[Problem to solve]:
Copy each line that includes the string "chunks" from the material into your answer.

[Extracted data]:
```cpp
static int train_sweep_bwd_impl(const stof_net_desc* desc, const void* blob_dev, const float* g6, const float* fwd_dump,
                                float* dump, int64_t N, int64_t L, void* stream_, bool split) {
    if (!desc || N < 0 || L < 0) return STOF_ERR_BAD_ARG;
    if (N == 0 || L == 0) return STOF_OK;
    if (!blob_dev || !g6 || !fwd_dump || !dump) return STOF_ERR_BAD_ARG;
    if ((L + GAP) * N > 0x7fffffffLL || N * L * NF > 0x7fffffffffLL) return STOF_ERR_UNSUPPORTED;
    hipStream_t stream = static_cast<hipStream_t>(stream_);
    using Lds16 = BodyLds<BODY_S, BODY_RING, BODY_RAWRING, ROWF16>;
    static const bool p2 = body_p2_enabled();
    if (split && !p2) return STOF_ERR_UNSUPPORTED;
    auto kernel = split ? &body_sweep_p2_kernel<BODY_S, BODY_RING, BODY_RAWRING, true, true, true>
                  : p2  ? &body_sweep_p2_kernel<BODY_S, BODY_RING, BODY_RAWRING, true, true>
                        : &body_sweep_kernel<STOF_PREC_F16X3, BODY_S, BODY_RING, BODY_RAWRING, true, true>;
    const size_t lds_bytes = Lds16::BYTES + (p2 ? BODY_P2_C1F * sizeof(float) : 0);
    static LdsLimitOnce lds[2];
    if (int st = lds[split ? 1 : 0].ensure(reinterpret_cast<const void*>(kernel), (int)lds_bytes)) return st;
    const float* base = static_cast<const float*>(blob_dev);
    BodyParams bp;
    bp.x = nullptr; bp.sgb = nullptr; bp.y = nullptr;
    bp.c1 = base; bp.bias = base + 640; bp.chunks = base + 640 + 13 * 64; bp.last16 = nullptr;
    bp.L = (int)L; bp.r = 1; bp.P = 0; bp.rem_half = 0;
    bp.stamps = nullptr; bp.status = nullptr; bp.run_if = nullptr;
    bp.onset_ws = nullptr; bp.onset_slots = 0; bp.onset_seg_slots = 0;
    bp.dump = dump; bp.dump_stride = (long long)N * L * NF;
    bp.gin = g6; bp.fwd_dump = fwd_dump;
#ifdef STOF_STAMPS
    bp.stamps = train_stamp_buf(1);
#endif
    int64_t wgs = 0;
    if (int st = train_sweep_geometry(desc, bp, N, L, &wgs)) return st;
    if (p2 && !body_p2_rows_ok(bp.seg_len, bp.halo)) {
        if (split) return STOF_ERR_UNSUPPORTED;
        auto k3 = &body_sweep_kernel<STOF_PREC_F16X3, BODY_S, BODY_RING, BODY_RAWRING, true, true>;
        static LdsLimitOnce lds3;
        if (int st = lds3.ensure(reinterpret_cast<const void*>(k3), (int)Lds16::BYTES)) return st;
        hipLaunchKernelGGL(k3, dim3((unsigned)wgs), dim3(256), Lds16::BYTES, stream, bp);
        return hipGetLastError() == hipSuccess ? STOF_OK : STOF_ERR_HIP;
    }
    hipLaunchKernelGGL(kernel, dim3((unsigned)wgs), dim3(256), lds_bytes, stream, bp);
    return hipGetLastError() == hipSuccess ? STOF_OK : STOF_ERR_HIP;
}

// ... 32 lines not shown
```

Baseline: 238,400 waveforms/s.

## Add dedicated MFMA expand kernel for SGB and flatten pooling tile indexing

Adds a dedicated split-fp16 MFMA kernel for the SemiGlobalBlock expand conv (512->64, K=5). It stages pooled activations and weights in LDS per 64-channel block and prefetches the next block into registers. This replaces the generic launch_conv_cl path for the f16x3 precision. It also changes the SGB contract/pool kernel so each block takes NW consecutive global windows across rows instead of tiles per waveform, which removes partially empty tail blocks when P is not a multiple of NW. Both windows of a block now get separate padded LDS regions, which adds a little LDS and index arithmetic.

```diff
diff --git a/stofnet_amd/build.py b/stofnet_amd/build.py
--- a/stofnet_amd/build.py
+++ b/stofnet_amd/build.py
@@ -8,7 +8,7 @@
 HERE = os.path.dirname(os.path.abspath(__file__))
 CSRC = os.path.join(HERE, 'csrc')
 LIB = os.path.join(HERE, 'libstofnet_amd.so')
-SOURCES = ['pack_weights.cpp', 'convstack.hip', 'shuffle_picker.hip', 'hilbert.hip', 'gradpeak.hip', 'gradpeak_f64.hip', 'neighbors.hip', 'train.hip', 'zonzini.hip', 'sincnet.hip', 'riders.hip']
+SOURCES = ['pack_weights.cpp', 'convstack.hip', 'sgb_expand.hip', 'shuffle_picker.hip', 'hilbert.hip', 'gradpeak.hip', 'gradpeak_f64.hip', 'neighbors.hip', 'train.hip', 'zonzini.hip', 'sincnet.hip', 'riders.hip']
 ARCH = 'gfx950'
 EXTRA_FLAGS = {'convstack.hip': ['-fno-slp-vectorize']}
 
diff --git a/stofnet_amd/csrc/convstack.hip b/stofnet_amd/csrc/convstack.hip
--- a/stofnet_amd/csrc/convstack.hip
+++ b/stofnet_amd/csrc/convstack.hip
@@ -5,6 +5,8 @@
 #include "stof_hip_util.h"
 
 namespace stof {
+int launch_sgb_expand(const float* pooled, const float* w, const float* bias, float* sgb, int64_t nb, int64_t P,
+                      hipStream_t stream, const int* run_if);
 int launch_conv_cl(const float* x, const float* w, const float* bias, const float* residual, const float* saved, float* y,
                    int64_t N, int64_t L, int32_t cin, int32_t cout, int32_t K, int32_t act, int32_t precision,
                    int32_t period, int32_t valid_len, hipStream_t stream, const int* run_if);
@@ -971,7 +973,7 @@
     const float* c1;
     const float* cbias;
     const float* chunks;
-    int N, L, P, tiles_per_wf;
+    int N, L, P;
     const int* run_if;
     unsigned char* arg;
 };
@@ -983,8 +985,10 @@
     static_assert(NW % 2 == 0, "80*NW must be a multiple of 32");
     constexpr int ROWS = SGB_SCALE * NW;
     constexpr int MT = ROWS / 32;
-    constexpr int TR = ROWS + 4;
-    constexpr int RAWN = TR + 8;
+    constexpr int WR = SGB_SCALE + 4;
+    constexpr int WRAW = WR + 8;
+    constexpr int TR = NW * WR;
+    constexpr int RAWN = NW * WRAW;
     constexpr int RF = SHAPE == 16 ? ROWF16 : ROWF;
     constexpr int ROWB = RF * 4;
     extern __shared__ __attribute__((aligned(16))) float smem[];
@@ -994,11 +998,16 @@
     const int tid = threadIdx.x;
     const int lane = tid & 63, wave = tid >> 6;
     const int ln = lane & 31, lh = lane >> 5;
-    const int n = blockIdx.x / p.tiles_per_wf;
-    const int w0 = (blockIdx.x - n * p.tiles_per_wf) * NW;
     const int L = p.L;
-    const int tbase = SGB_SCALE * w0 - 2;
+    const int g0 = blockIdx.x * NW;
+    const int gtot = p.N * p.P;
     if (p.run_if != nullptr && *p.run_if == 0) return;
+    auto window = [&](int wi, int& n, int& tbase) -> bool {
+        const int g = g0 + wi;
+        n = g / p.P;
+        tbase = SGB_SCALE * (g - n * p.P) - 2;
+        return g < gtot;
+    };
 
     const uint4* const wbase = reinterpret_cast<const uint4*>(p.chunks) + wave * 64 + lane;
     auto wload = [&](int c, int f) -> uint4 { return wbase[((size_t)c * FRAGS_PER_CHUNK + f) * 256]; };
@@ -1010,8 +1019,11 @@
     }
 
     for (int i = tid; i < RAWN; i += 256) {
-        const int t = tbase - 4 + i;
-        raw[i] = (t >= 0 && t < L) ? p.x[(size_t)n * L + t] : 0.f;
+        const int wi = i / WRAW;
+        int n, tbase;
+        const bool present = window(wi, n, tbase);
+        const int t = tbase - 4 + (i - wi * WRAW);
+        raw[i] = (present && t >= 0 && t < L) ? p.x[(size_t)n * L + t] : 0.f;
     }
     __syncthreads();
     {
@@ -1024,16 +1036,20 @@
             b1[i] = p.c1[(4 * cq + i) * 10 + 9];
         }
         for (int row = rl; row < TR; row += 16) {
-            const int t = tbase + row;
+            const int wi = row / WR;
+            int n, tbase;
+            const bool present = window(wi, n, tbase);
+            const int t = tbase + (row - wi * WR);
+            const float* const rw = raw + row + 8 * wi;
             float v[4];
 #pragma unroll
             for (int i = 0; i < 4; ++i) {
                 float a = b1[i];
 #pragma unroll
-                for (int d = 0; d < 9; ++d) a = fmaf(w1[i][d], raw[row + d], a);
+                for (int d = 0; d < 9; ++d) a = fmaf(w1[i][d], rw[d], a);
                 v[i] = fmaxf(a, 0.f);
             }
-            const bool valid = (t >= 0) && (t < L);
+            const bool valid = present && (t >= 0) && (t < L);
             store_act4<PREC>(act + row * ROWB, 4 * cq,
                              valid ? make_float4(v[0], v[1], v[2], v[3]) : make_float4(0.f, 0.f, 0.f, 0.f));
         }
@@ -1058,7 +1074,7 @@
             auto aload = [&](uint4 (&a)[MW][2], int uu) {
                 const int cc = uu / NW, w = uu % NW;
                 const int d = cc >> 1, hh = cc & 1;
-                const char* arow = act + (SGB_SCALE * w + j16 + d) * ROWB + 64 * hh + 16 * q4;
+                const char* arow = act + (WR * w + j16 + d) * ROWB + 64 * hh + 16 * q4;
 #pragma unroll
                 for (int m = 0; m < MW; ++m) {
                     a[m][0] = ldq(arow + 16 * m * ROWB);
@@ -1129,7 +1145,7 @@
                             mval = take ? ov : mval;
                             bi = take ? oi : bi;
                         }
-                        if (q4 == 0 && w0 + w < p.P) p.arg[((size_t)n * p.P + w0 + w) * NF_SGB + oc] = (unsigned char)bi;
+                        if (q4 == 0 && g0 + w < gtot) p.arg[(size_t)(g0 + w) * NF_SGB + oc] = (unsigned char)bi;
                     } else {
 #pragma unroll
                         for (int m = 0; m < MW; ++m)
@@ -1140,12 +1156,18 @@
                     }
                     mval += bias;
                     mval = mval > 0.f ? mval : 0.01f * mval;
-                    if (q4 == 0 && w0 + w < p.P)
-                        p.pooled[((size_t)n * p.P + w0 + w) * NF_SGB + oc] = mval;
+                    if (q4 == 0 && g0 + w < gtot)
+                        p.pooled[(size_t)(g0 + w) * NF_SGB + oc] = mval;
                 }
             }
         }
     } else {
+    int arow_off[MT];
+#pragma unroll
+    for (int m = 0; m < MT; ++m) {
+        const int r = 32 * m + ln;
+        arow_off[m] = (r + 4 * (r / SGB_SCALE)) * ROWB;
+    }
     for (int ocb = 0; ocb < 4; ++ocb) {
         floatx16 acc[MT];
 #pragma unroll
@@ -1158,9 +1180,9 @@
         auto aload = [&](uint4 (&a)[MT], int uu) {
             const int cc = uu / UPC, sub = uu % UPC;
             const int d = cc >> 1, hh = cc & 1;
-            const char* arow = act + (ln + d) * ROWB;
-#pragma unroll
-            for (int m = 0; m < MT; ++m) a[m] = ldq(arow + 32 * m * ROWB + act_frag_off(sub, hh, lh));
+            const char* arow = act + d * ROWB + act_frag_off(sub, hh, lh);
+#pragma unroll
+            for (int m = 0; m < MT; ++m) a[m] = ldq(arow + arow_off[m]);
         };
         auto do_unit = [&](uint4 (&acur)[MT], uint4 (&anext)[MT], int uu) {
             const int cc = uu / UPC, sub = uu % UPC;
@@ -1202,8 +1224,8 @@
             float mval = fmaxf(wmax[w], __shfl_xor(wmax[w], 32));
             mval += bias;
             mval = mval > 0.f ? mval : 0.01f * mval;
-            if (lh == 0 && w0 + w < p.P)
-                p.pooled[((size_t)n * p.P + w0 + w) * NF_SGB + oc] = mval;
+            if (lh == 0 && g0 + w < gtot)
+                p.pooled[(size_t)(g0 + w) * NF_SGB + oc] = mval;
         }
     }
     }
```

[Reply to the exercise]:
    bp.c1 = base; bp.bias = base + 640; bp.chunks = base + 640 + 13 * 64; bp.last16 = nullptr;
     const float* chunks;
     const uint4* const wbase = reinterpret_cast<const uint4*>(p.chunks) + wave * 64 + lane;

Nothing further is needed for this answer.